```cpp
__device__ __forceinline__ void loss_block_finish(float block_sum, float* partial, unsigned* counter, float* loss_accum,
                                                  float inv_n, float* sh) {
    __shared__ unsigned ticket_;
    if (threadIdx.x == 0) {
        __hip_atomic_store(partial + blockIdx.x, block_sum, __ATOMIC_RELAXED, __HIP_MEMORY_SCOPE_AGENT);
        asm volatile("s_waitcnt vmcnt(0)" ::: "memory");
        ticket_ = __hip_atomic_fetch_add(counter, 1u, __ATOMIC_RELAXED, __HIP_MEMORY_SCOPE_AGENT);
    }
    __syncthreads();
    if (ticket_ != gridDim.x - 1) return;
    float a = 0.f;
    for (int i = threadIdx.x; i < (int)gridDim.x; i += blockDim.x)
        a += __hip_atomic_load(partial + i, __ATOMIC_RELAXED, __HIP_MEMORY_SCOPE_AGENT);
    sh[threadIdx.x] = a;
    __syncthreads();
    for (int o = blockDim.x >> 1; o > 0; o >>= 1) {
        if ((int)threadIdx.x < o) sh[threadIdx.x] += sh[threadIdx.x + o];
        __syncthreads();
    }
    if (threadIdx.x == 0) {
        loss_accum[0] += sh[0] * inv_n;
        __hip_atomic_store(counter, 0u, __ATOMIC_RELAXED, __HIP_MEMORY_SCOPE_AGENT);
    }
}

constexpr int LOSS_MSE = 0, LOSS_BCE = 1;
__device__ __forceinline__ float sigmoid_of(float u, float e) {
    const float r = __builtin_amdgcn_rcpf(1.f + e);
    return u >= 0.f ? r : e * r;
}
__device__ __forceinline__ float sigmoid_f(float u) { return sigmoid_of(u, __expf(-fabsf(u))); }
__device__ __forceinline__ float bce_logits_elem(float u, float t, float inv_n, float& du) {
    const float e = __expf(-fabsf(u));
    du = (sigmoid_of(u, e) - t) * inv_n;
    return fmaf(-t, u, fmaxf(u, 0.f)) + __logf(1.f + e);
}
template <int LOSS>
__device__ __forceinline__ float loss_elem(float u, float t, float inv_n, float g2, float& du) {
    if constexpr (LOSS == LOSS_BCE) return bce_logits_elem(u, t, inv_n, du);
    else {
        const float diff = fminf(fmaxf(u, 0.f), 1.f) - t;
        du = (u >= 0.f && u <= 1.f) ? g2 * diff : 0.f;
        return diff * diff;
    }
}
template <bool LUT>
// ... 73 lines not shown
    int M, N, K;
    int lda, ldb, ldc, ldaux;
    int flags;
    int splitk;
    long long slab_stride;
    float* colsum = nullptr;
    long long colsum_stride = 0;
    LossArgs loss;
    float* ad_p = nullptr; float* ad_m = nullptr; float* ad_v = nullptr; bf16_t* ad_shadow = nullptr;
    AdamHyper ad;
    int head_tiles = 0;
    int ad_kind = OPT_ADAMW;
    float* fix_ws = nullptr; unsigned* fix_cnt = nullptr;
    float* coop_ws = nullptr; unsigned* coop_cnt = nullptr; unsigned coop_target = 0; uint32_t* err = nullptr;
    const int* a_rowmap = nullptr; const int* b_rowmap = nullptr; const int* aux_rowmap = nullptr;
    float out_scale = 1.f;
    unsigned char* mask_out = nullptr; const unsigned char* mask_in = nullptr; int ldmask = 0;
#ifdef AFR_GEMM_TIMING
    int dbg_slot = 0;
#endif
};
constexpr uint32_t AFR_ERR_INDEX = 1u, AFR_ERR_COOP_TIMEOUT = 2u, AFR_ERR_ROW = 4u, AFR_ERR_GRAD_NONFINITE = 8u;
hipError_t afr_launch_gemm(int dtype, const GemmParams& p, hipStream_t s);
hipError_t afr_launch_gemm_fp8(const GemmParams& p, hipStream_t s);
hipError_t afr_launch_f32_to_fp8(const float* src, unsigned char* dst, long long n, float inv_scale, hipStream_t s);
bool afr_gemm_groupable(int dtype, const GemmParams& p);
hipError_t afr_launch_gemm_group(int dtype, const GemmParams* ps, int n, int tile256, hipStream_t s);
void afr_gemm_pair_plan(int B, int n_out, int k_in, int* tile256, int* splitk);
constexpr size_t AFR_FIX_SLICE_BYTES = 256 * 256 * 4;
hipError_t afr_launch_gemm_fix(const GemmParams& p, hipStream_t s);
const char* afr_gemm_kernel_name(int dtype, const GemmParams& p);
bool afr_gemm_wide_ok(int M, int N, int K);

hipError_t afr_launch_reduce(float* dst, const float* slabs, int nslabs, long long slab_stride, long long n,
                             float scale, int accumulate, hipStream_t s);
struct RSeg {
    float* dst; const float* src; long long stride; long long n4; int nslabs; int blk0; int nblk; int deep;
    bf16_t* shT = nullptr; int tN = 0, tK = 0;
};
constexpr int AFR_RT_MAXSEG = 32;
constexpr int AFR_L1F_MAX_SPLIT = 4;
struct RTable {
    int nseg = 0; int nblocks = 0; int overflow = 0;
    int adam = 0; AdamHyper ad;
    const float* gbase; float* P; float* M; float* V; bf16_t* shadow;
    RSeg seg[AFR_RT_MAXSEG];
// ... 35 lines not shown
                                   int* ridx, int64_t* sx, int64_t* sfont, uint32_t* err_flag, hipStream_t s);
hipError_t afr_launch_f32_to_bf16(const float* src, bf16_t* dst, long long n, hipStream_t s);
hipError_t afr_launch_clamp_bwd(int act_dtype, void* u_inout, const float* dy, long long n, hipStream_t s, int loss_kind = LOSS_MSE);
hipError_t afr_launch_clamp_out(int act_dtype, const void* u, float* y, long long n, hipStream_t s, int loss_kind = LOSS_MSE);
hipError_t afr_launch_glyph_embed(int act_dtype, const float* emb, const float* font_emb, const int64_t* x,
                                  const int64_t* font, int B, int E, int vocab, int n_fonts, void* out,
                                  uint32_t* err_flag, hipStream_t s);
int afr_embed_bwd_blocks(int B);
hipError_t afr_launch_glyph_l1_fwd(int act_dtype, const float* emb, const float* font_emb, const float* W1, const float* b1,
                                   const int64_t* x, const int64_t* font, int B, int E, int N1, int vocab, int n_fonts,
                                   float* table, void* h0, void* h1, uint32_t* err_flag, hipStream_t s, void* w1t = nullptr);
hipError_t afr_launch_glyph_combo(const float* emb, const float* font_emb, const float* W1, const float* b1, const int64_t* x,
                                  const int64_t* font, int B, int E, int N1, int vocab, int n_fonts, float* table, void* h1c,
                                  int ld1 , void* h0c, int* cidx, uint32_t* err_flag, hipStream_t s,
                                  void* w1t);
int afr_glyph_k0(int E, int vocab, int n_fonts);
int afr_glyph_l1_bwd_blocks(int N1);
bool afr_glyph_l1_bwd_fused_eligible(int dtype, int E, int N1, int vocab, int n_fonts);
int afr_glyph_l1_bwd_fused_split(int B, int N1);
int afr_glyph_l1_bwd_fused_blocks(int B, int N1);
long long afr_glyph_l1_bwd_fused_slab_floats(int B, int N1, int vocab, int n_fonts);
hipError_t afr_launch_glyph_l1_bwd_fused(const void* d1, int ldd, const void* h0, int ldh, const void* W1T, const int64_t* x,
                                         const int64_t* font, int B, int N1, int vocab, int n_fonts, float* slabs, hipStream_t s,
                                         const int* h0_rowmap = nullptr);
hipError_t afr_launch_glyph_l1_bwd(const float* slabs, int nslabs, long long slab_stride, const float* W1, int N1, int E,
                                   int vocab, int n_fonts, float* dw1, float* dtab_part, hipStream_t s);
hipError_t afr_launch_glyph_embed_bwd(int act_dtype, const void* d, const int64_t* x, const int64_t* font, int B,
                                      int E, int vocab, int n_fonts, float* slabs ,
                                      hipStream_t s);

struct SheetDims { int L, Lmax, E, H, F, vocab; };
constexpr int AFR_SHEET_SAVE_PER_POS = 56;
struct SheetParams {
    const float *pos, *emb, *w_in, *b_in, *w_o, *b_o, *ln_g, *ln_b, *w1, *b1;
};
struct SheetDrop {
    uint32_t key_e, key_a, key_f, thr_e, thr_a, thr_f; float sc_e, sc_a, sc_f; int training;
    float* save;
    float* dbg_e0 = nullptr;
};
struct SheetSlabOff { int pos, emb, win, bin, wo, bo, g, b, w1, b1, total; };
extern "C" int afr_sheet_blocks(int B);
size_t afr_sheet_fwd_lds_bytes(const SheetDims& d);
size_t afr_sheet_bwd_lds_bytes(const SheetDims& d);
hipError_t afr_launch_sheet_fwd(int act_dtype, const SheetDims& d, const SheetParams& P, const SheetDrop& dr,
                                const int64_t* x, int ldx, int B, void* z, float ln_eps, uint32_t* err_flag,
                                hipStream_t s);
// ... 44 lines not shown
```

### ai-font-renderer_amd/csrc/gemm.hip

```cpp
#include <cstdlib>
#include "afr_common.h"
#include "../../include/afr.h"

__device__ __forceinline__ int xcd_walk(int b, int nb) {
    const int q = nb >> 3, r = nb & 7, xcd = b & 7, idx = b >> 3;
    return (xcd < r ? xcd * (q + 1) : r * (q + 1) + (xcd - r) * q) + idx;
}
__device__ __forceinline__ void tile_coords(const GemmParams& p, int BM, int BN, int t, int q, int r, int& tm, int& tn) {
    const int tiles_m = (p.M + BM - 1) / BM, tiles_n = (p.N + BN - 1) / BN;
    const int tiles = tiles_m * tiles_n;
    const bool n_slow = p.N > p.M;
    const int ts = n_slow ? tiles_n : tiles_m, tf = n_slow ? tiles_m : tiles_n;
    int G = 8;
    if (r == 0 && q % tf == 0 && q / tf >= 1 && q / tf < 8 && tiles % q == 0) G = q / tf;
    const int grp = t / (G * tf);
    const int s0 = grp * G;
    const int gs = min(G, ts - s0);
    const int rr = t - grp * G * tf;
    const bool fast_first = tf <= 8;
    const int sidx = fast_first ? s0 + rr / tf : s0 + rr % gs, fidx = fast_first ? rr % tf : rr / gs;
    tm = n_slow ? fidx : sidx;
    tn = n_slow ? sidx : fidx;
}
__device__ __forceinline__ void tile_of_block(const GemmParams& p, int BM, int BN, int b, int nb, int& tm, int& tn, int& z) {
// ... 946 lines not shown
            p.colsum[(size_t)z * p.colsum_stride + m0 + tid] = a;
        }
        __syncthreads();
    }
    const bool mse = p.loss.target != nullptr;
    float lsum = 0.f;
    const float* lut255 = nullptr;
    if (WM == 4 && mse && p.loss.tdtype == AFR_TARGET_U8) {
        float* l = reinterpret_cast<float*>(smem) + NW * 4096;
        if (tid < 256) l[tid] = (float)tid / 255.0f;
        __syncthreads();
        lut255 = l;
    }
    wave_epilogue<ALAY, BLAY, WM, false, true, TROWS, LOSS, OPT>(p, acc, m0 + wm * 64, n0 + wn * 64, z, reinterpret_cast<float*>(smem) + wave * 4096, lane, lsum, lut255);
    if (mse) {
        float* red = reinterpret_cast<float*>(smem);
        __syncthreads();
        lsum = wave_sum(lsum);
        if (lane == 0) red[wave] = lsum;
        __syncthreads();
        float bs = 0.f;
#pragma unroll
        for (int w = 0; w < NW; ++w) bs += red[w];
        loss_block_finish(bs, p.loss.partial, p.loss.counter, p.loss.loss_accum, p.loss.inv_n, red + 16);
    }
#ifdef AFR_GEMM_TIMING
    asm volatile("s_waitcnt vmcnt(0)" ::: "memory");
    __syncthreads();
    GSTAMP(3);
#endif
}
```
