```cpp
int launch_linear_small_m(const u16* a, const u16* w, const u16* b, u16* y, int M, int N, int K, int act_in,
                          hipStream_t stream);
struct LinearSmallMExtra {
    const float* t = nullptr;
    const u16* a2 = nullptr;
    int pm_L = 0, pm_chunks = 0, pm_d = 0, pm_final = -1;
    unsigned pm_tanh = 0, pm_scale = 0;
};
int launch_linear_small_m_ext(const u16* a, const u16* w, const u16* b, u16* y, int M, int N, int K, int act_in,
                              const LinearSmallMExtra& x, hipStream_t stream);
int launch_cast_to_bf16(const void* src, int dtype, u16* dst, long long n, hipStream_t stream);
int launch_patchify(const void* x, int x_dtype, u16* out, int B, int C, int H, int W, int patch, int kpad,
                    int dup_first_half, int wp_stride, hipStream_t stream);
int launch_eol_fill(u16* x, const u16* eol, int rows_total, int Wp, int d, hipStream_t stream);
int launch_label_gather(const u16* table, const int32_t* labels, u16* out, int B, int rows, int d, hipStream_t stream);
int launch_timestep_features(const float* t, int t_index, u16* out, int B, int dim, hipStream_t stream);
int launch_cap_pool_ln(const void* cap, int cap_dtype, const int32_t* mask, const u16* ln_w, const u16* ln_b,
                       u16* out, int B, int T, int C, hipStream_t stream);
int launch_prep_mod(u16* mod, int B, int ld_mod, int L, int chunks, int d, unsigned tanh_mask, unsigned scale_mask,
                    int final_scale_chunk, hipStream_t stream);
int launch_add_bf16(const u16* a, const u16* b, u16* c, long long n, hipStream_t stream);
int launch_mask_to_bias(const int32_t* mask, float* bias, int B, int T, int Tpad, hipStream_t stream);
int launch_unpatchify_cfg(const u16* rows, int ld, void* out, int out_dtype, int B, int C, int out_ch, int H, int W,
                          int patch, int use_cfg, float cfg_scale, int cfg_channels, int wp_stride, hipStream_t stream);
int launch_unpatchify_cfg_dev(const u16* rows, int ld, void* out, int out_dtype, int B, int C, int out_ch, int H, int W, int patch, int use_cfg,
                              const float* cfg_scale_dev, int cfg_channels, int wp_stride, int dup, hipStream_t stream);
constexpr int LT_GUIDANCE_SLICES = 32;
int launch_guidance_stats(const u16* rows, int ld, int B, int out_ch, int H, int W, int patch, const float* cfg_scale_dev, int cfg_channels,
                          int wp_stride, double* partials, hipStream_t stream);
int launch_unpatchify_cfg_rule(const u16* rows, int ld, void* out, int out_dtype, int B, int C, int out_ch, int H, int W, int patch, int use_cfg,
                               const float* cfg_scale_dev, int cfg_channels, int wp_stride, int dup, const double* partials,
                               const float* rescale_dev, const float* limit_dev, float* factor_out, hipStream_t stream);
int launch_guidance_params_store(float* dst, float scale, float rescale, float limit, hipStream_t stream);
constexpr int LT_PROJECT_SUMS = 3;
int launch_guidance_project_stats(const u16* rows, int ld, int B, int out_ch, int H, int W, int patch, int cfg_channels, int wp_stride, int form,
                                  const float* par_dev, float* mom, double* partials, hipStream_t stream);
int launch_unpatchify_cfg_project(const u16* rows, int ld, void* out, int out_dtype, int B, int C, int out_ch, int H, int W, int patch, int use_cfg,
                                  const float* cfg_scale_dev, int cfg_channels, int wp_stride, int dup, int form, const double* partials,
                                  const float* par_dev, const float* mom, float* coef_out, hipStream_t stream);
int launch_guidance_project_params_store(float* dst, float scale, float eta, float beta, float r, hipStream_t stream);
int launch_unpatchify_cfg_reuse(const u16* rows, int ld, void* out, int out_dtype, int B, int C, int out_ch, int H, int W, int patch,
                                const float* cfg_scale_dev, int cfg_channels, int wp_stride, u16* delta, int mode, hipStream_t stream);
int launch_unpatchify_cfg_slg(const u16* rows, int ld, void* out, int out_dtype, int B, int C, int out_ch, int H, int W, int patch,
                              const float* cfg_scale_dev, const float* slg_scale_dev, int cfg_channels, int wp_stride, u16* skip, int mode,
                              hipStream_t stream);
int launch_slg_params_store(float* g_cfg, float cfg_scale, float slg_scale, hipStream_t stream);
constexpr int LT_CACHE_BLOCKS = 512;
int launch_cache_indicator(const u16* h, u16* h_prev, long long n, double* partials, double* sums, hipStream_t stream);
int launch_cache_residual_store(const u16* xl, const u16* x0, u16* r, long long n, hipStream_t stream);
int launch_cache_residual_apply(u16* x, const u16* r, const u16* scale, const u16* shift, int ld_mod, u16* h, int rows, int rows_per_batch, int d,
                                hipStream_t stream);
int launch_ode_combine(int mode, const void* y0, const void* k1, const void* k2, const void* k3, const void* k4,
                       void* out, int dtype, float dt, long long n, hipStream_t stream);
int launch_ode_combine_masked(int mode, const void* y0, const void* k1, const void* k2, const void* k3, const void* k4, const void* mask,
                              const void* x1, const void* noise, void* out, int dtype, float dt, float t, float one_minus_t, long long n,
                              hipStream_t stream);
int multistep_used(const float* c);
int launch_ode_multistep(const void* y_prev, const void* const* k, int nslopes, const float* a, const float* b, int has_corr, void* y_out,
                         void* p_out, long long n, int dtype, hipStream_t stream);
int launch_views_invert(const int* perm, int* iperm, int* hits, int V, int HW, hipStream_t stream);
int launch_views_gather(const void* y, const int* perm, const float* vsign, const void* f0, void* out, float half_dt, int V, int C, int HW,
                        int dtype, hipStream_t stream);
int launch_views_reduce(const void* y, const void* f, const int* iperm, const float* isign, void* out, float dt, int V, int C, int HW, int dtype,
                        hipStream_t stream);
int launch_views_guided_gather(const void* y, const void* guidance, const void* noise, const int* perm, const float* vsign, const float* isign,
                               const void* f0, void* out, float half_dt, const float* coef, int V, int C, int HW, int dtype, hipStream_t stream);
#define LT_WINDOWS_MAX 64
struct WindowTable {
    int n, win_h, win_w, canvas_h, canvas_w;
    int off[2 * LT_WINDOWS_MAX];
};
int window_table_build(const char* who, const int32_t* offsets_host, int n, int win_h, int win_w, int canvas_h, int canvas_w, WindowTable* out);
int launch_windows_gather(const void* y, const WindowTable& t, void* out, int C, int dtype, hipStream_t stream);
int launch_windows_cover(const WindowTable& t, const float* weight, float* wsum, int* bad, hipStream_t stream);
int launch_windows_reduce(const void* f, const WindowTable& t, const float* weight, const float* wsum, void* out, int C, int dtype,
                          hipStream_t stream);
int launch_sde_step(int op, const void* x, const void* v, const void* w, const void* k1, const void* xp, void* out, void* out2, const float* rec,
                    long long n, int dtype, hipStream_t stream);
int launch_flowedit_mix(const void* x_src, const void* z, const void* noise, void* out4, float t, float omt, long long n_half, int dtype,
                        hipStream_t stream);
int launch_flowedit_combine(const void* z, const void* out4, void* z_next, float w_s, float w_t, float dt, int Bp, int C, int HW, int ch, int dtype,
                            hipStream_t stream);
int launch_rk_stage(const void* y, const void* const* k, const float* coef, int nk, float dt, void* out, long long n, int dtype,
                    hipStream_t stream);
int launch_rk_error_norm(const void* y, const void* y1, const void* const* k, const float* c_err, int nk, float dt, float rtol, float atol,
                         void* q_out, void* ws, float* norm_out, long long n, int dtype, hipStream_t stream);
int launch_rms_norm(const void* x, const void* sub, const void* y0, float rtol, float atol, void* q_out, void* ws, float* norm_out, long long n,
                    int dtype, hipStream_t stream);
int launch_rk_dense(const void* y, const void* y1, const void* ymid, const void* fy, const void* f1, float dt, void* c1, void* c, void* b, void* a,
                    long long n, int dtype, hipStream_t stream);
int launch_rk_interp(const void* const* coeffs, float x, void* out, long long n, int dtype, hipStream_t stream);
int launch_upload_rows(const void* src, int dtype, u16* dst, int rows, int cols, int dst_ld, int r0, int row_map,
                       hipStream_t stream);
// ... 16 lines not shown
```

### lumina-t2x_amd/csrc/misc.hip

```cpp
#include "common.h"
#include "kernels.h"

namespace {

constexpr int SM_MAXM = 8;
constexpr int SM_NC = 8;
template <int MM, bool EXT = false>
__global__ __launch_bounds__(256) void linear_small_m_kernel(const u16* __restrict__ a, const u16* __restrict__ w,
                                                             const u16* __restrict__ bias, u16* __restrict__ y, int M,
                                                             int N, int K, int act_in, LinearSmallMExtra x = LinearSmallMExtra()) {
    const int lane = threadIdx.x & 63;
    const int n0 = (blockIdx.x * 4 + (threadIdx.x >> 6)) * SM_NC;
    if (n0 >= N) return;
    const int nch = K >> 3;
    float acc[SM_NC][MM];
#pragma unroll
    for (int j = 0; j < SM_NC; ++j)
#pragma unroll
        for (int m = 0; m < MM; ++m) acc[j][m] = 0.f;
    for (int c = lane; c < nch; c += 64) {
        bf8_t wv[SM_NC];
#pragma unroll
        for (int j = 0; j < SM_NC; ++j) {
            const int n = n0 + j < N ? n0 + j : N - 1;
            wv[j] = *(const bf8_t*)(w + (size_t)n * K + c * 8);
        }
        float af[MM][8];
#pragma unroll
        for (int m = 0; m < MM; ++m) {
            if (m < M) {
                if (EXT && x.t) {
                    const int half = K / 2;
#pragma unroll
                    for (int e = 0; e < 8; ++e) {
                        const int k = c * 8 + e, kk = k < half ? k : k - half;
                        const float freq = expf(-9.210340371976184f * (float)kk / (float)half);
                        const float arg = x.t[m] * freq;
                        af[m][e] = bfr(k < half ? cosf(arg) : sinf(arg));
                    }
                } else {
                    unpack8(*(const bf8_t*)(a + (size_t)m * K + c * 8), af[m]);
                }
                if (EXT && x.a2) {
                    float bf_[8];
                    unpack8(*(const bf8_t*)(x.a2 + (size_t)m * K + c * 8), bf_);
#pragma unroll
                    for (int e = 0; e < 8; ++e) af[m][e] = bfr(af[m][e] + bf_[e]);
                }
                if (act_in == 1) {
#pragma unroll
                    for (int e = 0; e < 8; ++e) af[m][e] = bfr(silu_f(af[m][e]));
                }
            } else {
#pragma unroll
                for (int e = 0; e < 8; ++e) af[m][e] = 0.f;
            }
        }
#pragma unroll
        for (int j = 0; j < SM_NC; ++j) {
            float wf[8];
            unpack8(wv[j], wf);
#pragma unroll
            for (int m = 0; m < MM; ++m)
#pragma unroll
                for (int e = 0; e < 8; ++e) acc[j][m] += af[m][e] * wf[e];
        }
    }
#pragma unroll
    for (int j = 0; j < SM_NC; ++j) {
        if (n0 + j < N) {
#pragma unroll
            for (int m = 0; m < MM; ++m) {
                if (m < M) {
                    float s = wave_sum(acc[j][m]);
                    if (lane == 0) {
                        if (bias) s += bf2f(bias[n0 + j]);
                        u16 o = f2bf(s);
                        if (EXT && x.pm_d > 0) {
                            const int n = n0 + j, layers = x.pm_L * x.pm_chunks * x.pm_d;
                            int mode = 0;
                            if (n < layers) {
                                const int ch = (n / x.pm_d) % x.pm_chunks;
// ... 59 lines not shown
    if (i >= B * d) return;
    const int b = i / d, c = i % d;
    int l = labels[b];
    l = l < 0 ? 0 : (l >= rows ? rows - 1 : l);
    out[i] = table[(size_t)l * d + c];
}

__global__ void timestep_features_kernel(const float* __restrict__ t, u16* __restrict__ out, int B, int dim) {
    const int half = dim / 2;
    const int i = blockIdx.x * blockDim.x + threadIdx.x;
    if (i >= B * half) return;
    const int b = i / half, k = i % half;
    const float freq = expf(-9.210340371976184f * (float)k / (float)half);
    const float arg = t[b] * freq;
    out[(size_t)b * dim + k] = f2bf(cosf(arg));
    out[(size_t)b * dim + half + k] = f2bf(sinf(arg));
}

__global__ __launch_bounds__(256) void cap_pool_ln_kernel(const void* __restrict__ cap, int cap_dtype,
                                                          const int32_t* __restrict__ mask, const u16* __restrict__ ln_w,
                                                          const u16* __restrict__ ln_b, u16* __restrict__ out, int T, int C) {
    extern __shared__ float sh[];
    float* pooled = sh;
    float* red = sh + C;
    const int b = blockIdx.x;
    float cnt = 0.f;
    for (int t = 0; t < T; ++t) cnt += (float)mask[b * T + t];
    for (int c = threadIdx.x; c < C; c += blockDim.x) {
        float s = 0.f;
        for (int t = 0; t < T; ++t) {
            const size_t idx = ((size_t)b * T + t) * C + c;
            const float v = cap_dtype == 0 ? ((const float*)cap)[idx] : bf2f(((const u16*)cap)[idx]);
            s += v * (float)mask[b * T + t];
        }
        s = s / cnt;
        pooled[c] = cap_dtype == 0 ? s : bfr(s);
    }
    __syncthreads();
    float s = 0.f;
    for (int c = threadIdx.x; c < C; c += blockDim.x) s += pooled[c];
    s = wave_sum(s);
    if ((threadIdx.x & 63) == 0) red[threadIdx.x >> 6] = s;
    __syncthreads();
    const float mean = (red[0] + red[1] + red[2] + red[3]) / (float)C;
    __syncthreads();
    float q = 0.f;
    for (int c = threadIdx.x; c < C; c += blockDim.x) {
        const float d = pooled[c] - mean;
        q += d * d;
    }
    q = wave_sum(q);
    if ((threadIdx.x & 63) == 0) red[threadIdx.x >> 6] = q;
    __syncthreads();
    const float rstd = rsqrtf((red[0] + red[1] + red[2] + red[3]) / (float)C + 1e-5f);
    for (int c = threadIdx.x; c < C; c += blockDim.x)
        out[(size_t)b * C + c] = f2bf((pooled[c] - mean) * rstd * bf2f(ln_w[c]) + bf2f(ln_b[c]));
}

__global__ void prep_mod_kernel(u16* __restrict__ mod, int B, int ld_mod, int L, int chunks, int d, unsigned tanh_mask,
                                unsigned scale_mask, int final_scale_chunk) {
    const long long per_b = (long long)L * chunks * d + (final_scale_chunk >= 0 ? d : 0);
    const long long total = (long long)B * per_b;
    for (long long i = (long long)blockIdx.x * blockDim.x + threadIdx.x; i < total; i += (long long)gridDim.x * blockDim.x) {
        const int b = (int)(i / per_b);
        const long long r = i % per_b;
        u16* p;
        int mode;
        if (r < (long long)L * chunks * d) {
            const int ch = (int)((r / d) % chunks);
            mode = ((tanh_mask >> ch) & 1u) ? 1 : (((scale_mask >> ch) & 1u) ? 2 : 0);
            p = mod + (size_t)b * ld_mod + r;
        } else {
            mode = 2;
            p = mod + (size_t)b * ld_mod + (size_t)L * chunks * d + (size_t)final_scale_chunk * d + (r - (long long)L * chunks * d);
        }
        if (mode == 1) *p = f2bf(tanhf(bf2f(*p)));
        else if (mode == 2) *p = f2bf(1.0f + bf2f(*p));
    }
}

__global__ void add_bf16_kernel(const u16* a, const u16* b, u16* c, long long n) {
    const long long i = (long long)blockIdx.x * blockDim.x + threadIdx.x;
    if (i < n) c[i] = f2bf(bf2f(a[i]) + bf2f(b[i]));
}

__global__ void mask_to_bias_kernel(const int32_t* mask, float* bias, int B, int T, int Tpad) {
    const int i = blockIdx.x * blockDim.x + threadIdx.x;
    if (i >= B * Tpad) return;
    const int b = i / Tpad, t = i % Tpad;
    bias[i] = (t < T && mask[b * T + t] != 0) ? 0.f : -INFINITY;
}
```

◆ TASK ◆
Your task is to gather all lines from the entries above that hold the word "isign".

◆ OUTPUT OF THE TASK ◆
int launch_views_reduce(const void* y, const void* f, const int* iperm, const float* isign, void* out, float dt, int V, int C, int HW, int dtype,
int launch_views_guided_gather(const void* y, const void* guidance, const void* noise, const int* perm, const float* vsign, const float* isign,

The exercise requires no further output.